[Problem details] In the records below, how many lines hold the string "rout"? Give only the number.

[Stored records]
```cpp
#define X vecp(k, V_X)
#define G vecp(k, V_G)
#define HX vecp(k, V_HX)
#define R1 vecp(k, V_R1)
#define R2 vecp(k, V_R2)
#define P1 vecp(k, V_P1)
#define P2 vecp(k, V_P2)
#define P3 vecp(k, V_P3)
#define DX vecp(k, V_DX)
#define EV vecp(k, V_E)
#define aL rowp(k, R_L)
#define aU rowp(k, R_U)
#define aTL rowp(k, R_TL)
#define aTU rowp(k, R_TU)
#define aZL rowp(k, R_ZL)
#define aZU rowp(k, R_ZU)
#define aV rowp(k, R_V)
#define aD rowp(k, R_D)
#define aW1 rowp(k, R_W1)
#define aW2 rowp(k, R_W2)
#define aW3 rowp(k, R_W3)
#define aVA rowp(k, R_VA)
#define aVC rowp(k, R_VC)
#define aRPL rowp(k, R_RPL)
#define aRPU rowp(k, R_RPU)

  auto hx_border = [&](const double* XV) __attribute__((always_inline)) {
    if (NB > 0) {
      WAVE_SYNC();
      double xb[NBB], sb[NBB];
#pragma unroll
      for (int e = 0; e < NB; ++e) { xb[e] = XV[nc + e]; sb[e] = 0.0; }
      for (int h = 0; h < 2; ++h) {
        const int i = lane + 64 * h;
        if (i < n) {
          double add = 0.0;
#pragma unroll
          for (int e = 0; e < NB; ++e) { const double hbi = k.Hb[(size_t)e * k.np + i]; add = fma(hbi, xb[e], add); sb[e] = fma(hbi, XV[i], sb[e]); }
          if (i < nc) HX[i] += add;
        }
      }
      wave_sum(sb);
#pragma unroll
      for (int e = 0; e < NB; ++e) if (lane == 0) HX[nc + e] = sb[e];
    }
  };
  auto hx_full = [&](const double* XV) __attribute__((always_inline)) { hx_tiles<T>(k, XV, HX); hx_border(XV); };

  Stream<T> st;
  st.open(k);

  for (int i = lane; i < k.np; i += 64) { G[i] = gw[i]; EV[i] = Es[i]; R1[i] = 0; R2[i] = 0; DX[i] = 0; }
  int cnt_local = 0, infeas = 0;
  for (int js = 0; js < JT; ++js) {
    const int ix = js * 64 + lane;
    const bool valid = row_valid(k, js);
    double l = aL[ix], u = aU[ix];
    if (valid) {
      if (l > -INFINITY && u < INFINITY) {
        if (l > u) infeas = 1;
        if (!(u > l)) {
          const double eps = 1e-9 * fmax(1.0, fabs(l));
          l -= eps; u += eps; aL[ix] = l; aU[ix] = u;
        }
      }
      cnt_local += (l > -INFINITY) + (u < INFINITY);
    }
    if (js >= J) {
      const int i = (js - J) * 64 + lane;
      if (i < k.np) {
        double xi = 0.0;
        if (P.x_init) { const int ui = i < k.n ? qp_user_index(d, i) : -1; if (ui >= 0) { const double xs = P.x_init[(size_t)b * d.nu + ui] / EV[i]; if (fabs(xs) < INFINITY) xi = xs; } }
        if (valid) { if (l > -INFINITY && xi < l) xi = l; if (u < INFINITY && xi > u) xi = u; }
        X[i] = xi;
      }
    }
  }
  const double cnt = fmax(1.0, wave_sum((double)cnt_local));
  infeas = wave_max((double)infeas) > 0;
  WAVE_SYNC();

  STAMP_DECL
  int flag = 1, it = 0, flag_polished = 0;
  double fval_s = 0.0, merit_s = INFINITY;
  if (infeas) { flag = -2; }
  if (ws[d.off_bad] != 0.0) flag = -1;

  {
    const double* vin[1] = {X}; double* rout[1] = {aV};
    pass_Av<T, NB, 1, 0>(k, st, vin, rout, nullptr);
    for (int jb = 0; jb < k.JB; ++jb) { const int i = jb * 64 + lane; aV[(J + jb) * 64 + lane] = i < n ? X[i] : 0.0; }
  }
  const double T0 = 10.0, Z0 = 100.0;
  for (int js = 0; js < JT; ++js) {
    const int ix = js * 64 + lane;
    const bool valid = row_valid(k, js);
    const double l = aL[ix], u = aU[ix], v = aV[ix];
    const bool hl = valid && l > -INFINITY, hu = valid && u < INFINITY;
    aTL[ix] = hl ? fmax(v - l, T0) : 1.0;
    aTU[ix] = hu ? fmax(u - v, T0) : 1.0;
    aZL[ix] = hl ? Z0 : 0.0;
    aZU[ix] = hu ? Z0 : 0.0;
    aW3[ix] = (js < J) ? ((hl ? Z0 : 0.0) - (hu ? Z0 : 0.0)) : 0.0;
  }
  WAVE_SYNC();
  {
    hx_full(X);
    pass_Atw<T, NB>(k, aW3, P3);
    WAVE_SYNC();
    for (int jb = 0; jb < k.JB; ++jb) {
      const int i = jb * 64 + lane, ix = (J + jb) * 64 + lane;
      if (i < n) {
        const double r = HX[i] + G[i] - P3[i];
        if (aL[ix] > -INFINITY) aZL[ix] = fmax(r, 0.0) + Z0;
        if (aU[ix] < INFINITY) aZU[ix] = fmax(-r, 0.0) + Z0;
      }
    }
    WAVE_SYNC();
  }

  double saved_merit = INFINITY, best_res = INFINITY;
  int have_saved = 0, stall = 0;
  double* XS = ws + d.off_save;
  double* LAMS = ws + d.off_save + k.np;

  auto row1_body = [&](int ix, bool valid, double l, double u, double v, double tl, double tu, double zl, double zu,
                       double& s_gap, double& m_rp) {
    const bool hl = valid && l > -INFINITY, hu = valid && u < INFINITY;
    const double rpl = hl ? v - l - tl : 0.0, rpu = hu ? u - v - tu : 0.0;
    const double dl_ = hl ? zl / tl : 0.0, du_ = hu ? zu / tu : 0.0;
    aRPL[ix] = rpl; aRPU[ix] = rpu;
    rowp(k, R_CB1)[ix] = dl_; rowp(k, R_CC1)[ix] = hl ? dl_ / tl : 0.0;
    rowp(k, R_CB2)[ix] = du_; rowp(k, R_CC2)[ix] = hu ? du_ / tu : 0.0;
    aD[ix] = dl_ + du_;
    aW1[ix] = -dl_ * rpl + du_ * rpu;
    aW2[ix] = (hl ? 1.0 / tl : 0.0) - (hu ? 1.0 / tu : 0.0);
    aW3[ix] = (hl ? zl : 0.0) - (hu ? zu : 0.0);
    s_gap += (hl ? tl * zl : 0.0) + (hu ? tu * zu : 0.0);
    const double sc = fmax(1.0, fabs(v));
    if (hl) m_rp = fmax(m_rp, fabs(rpl) / fmax(sc, fabs(l)));
    if (hu) m_rp = fmax(m_rp, fabs(rpu) / fmax(sc, fabs(u)));
  };
  struct Slot { int ix; bool valid; double l, u, v, tl, tu, zl, zu, va, vc, w2, rpl, rpu; };
  auto load_slot = [&](int js) {
    Slot s_;
    const int jc = js < JT ? js : JT - 1;
    s_.ix = jc * 64 + lane; s_.valid = js < JT && row_valid(k, jc);
    const int ix = s_.ix;
    s_.l = aL[ix]; s_.u = aU[ix]; s_.v = aV[ix]; s_.tl = aTL[ix]; s_.tu = aTU[ix]; s_.zl = aZL[ix]; s_.zu = aZU[ix];
    s_.va = aVA[ix]; s_.vc = aVC[ix]; s_.w2 = aW2[ix]; s_.rpl = aRPL[ix]; s_.rpu = aRPU[ix];
    return s_;
  };
  double gap = 0.0, rp_rel = 0.0;

  v4d acc[NT];
  double Ubb[NBB][NBB];
  auto border_solve = [&](double* R) __attribute__((always_inline)) {
    if (NB > 0) {
      double yb[NBB], xb[NBB], dsum[NBB];
#pragma unroll
      for (int e = 0; e < NB; ++e) {
        dsum[e] = 0.0;
        for (int h = 0; h < 2; ++h) { const int i = lane + 64 * h; if (i < nc) dsum[e] = fma(MB[e * k.np + i], R[i], dsum[e]); }
      }
      wave_sum(dsum);
#pragma unroll
      for (int e = 0; e < NB; ++e) {
        double tt = R[nc + e] - dsum[e];
#pragma unroll
        for (int g2 = 0; g2 < e; ++g2) tt -= Ubb[g2][e] * yb[g2];
        yb[e] = tt / Ubb[e][e];
      }
#pragma unroll
      for (int e = NB - 1; e >= 0; --e) {
        double tt = yb[e];
#pragma unroll
        for (int f = e + 1; f < NB; ++f) tt -= Ubb[e][f] * xb[f];
        xb[e] = tt / Ubb[e][e];
      }
      WAVE_SYNC();
      for (int h = 0; h < 2; ++h) {
        const int i = lane + 64 * h;
        if (i < nc) {
          double r = R[i];
#pragma unroll
          for (int e = 0; e < NB; ++e) r = fma(-MB[e * k.np + i], xb[e], r);
          R[i] = r;
        }
      }
      if (lane == 0) {
#pragma unroll
        for (int e = 0; e < NB; ++e) R[nc + e] = xb[e];
      }
      WAVE_SYNC();
    }
  };
  auto factor_solve2 = [&](int it_now) __attribute__((always_inline)) -> int {
    double dmax_l = 0;
#pragma unroll
    for (int K = 0; K < T; ++K) {
      const int i = 16 * K + k.c;
      const int ix = (J + (i >> 6)) * 64 + (i & 63);
      const double dadd = i < n ? aD[ix] : 1.0;
      const bool mine = (k.q == (k.c & 3));
#pragma unroll
      for (int p = 0; p < 4; ++p)
        if (mine && p == (k.c >> 2)) { acc[Tri<T>::idx(K, K)][p] += dadd; dmax_l = fmax(dmax_l, acc[Tri<T>::idx(K, K)][p]); }
    }
    if (NB > 0) {
      for (int h = 0; h < 2; ++h) {
        const int i = lane + 64 * h;
        if (i < k.np) {
          const int ix = (J + (i >> 6)) * 64 + (i & 63);
#pragma unroll
          for (int e = 0; e < NB; ++e) {
            double v = i < n ? k.Hb[(size_t)e * k.np + i] + MB[e * k.np + i] : 0.0;
            if (i == nc + e) { v += e < nb ? aD[ix] : 1.0; dmax_l = fmax(dmax_l, v); }
            MB[e * k.np + i] = v;
          }
        }
      }
    }
    const double dmax = wave_max(dmax_l);
    WAVE_SYNC();
#ifdef QP_DEBUG_DUMP
    if (P.dump && b == 0 && P.dump_stage == 1 && it_now == P.dump_iter) {
#pragma unroll
      for (int I = 0; I < T; ++I)
#pragma unroll
        for (int Jt = I; Jt < T; ++Jt)
#pragma unroll
          for (int p = 0; p < 4; ++p) {
            const int r = 16 * I + k.q + 4 * p, cc = 16 * Jt + k.c;
            if (r < n && cc < n) { P.dump[r * n + cc] = acc[Tri<T>::idx(I, Jt)][p]; if (I != Jt || cc >= r) P.dump[cc * n + r] = acc[Tri<T>::idx(I, Jt)][p]; }
          }
      for (int e = 0; e < nb; ++e)
        for (int i = lane; i < n; i += 64) { P.dump[i * n + nc + e] = MB[e * k.np + i]; P.dump[(nc + e) * n + i] = MB[e * k.np + i]; }
      for (int i = lane; i < n; i += 64) { P.dump[n * n + i] = P1[i]; P.dump[n * n + n + i] = P2[i]; P.dump[n * n + 2 * n + i] = P3[i]; P.dump[n * n + 3 * n + i] = HX[i]; }
    }
#endif
    int fbad = reg_factor<T, NB>(k, acc, YL, 1e-30 * dmax);
    WAVE_SYNC();
    STAMP(5);
    if (NB > 0) {
#pragma unroll
      for (int e = 0; e < NB; ++e) {
        double ue[T][4];
        vec_forward<T, true>(k, acc, YL, MB + e * k.np, ue);
        WAVE_SYNC();
        vec_rows_store<T>(k, ue, MB + e * k.np);
      }
      WAVE_SYNC();
      double S[NBB][NBB], ss[NBB * (NBB + 1) / 2];
#pragma unroll
      for (int e = 0, j = 0; e < NB; ++e)
#pragma unroll
        for (int f = e; f < NB; ++f, ++j) {
          double dsum = 0.0;
          for (int h = 0; h < 2; ++h) { const int i = lane + 64 * h; if (i < nc) dsum = fma(MB[e * k.np + i], MB[f * k.np + i], dsum); }
          ss[j] = dsum;
        }
      wave_sum(ss);
#pragma unroll
      for (int e = 0, j = 0; e < NB; ++e)
#pragma unroll
        for (int f = e; f < NB; ++f, ++j) S[e][f] = MB[e * k.np + nc + f] - ss[j];
#pragma unroll
      for (int e = 0; e < NB; ++e) {
        double dd = S[e][e];
#pragma unroll
        for (int g2 = 0; g2 < e; ++g2) dd -= Ubb[g2][e] * Ubb[g2][e];
        if (!(dd > 1e-30 * dmax)) { if (!(fabs(dd) < INFINITY)) fbad = 1; dd = 1e-30 * dmax; }
        Ubb[e][e] = sqrt(dd);
#pragma unroll
        for (int f = e + 1; f < NB; ++f) {
          double tt = S[e][f];
#pragma unroll
          for (int g2 = 0; g2 < e; ++g2) tt -= Ubb[g2][e] * Ubb[g2][f];
          Ubb[e][f] = tt / Ubb[e][e];
        }
      }
    }
    if (fbad) return 1;
    {
      double y12[2][T][4];
      double (&y1)[T][4] = y12[0], (&y2)[T][4] = y12[1];
#if QP_SOLVE_PAIR
      { const double* const b12[2] = {R1, R2}; vec_forward<T, true, 2>(k, acc, YL, b12, y12); }
#else
      vec_forward<T, true>(k, acc, YL, R1, y1);
      vec_forward<T, true>(k, acc, YL, R2, y2);
#endif
      if (NB > 0) {
        WAVE_SYNC();
        vec_rows_store<T>(k, y1, R1); vec_rows_store<T>(k, y2, R2);
        WAVE_SYNC();
        border_solve(R1); border_solve(R2);
        vec_rows_load<T>(k, R1, y1); vec_rows_load<T>(k, R2, y2);
      }
      WAVE_SYNC();
#if QP_SOLVE_PAIR
      { double* const x12[2] = {R1, R2}; vec_backward<T, true, 2>(k, acc, YL, y12, x12); }
#else
      vec_backward<T, true>(k, acc, YL, y1, R1);
      vec_backward<T, true>(k, acc, YL, y2, R2);
#endif
    }
    WAVE_SYNC();
    return 0;
  };
  auto solve1 = [&](double* V) __attribute__((always_inline)) {
    double yv[T][4];
    vec_forward<T, false>(k, acc, YL, V, yv);
    if (NB > 0) {
      WAVE_SYNC();
      vec_rows_store<T>(k, yv, V);
      WAVE_SYNC();
      border_solve(V);
      vec_rows_load<T>(k, V, yv);
    }
    WAVE_SYNC();
    vec_backward<T, false>(k, acc, YL, yv, V);
  };

  STAMP(0);
  for (it = 0; flag == 1; ++it) {
    if (it == 0) {
      double s_gap = 0, m_rp = 0;
      for (int js = 0; js < JT; ++js) {
        const int ix = js * 64 + lane;
        row1_body(ix, row_valid(k, js), aL[ix], aU[ix], aV[ix], aTL[ix], aTU[ix], aZL[ix], aZU[ix], s_gap, m_rp);
      }
      gap = wave_sum(s_gap);
      rp_rel = wave_max(m_rp);
      WAVE_SYNC();
    }
    const double mu = gap / cnt;

    STAMP(1);
    acc_init<T>(k, acc);
    hx_from_acc<T>(k, acc, X, HX);
    hx_border(X);
    STAMP(2);
    pass_syrk<T, NB>(k, st, acc, P1, P2, P3, MB);
    WAVE_SYNC();
    STAMP(3);
    double fl = 0, m_rd = 0;
    for (int h = 0; h < 2; ++h) {
      const int i = lane + 64 * h;
      if (i < n) {
        const int ix = (J + (i >> 6)) * 64 + (i & 63);
        const double gz = P3[i] + aW3[ix];
        fl += 0.5 * X[i] * HX[i] + G[i] * X[i];
        const double sc = fmax(1.0, fmax(fabs(G[i]), fmax(fabs(HX[i]), fabs(gz))));
        m_rd = fmax(m_rd, fabs(HX[i] + G[i] - gz) / sc);
      }
    }
    const double fval = wave_sum(fl);
    const double rd_rel = wave_max(m_rd);
    const double gap_rel = gap / fmax(1.0, fabs(fval));
    const double merit = (fabs(fval) < INFINITY && fabs(gap_rel) < INFINITY) ? fmax(rd_rel, fmax(rp_rel, gap_rel)) : INFINITY;
    fval_s = fval; merit_s = merit;
    const bool res_ok = merit <= P.tol;
#ifdef QP_DEBUG_DUMP
    if (P.dump && P.dump_stage == 5 && b == P.dump_iter && lane == 0 && it < 120) {
      double* o_ = P.dump + 16 * it;
      o_[0] = merit; o_[1] = rd_rel; o_[2] = rp_rel; o_[3] = gap_rel; o_[4] = mu; o_[5] = fval; o_[6] = (double)have_saved; o_[7] = saved_merit;
    }
#endif
    if (!(merit < INFINITY)) { flag = have_saved ? 2 : -1; break; }
    if (merit <= P.tol_loose && merit < saved_merit) {
      for (int i = lane; i < k.np; i += 64) XS[i] = X[i];
      for (int js = 0; js < JT; ++js) LAMS[js * 64 + lane] = aW3[js * 64 + lane];
      have_saved = 1; saved_merit = merit;
    } else if (merit > P.tol_loose && rp_rel <= P.tol_loose && gap_rel <= P.tol_loose) {
      double dgap = 0, m_rd2 = 0, lamfix[2] = {0.0, 0.0};
      for (int h = 0; h < 2; ++h) {
        const int i = lane + 64 * h;
        if (i < n) {
          const int ix = (J + (i >> 6)) * 64 + (i & 63);
          const double lam = aW3[ix], gz = P3[i] + lam, r = HX[i] + G[i] - gz;
          const double lam2 = lam + r, l = aL[ix], u = aU[ix], v = aV[ix];
          const bool ok = lam2 >= 0 ? l > -INFINITY : u < INFINITY;
          if (ok) { lamfix[h] = lam2; dgap += fabs(r) * fmax(0.0, lam2 >= 0 ? v - l : u - v); }
          else {
            lamfix[h] = lam;
            const double sc = fmax(1.0, fmax(fabs(G[i]), fmax(fabs(HX[i]), fabs(gz))));
            m_rd2 = fmax(m_rd2, fabs(r) / sc);
          }
        }
      }
      const double merit2 = fmax(wave_max(m_rd2), fmax(rp_rel, (gap + wave_sum(dgap)) / fmax(1.0, fabs(fval))));
      if (merit2 <= P.tol_loose && merit2 < saved_merit) {
        for (int i = lane; i < k.np; i += 64) XS[i] = X[i];
        for (int js = 0; js < J; ++js) LAMS[js * 64 + lane] = aW3[js * 64 + lane];
        for (int h = 0; h < 2; ++h) { const int i = lane + 64 * h; if (i < k.np) LAMS[(J + (i >> 6)) * 64 + (i & 63)] = i < n ? lamfix[h] : 0.0; }
        have_saved = 1; saved_merit = merit2;
      }
      if (have_saved) { flag = 2; break; }
    } else if (have_saved && merit > P.tol_loose) { flag = 2; break; }
    if (merit < 0.9 * best_res) { best_res = merit; stall = 0; } else ++stall;

    for (int h = 0; h < 2; ++h) {
      const int i = lane + 64 * h;
      if (i < k.np) {
        const int ix = (J + (i >> 6)) * 64 + (i & 63);
        R1[i] = i < n ? -(HX[i] + G[i]) + P1[i] + aW1[ix] : 0.0;
        R2[i] = i < n ? P2[i] + aW2[ix] : 0.0;
      }
    }
    STAMP(4);
// ... 527 lines not shown
```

[Task solution] 2